=== PROBLEM TO WORK ON ===
All of the records must come back exactly as they were given.

MATERIAL FOR THIS EXERCISE Start Marker

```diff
@@ -426,6 +549,10 @@
     if (band > sh) band = sh;
     if (band < 1 || sw * sh > 65536) {
         wave_sad_loop_lds<16>(src, src_stride, ref, ref_stride_raw, H, sw, sh, lane, lds, lds_bytes, best_sad, bx, by, shared_src);
+        return;
+    }
+    if (shared_src && (sw & 15) == 0 && band == sh) {
+        wave_sad_loop_l0_oneband(ref, ref_stride_raw, nit, sh, lane, lds, shared_src, best_sad, bx, by);
         return;
     }
     if (!shared_src && lane < H * WD)
```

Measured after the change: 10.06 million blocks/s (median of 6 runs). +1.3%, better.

MATERIAL FOR THIS EXERCISE End Marker

=== YOUR SOLUTION ===
```diff
@@ -426,6 +549,10 @@
     if (band > sh) band = sh;
     if (band < 1 || sw * sh > 65536) {
         wave_sad_loop_lds<16>(src, src_stride, ref, ref_stride_raw, H, sw, sh, lane, lds, lds_bytes, best_sad, bx, by, shared_src);
+        return;
+    }
+    if (shared_src && (sw & 15) == 0 && band == sh) {
+        wave_sad_loop_l0_oneband(ref, ref_stride_raw, nit, sh, lane, lds, shared_src, best_sad, bx, by);
         return;
     }
     if (!shared_src && lane < H * WD)
```

Measured after the change: 10.06 million blocks/s (median of 6 runs). +1.3%, better.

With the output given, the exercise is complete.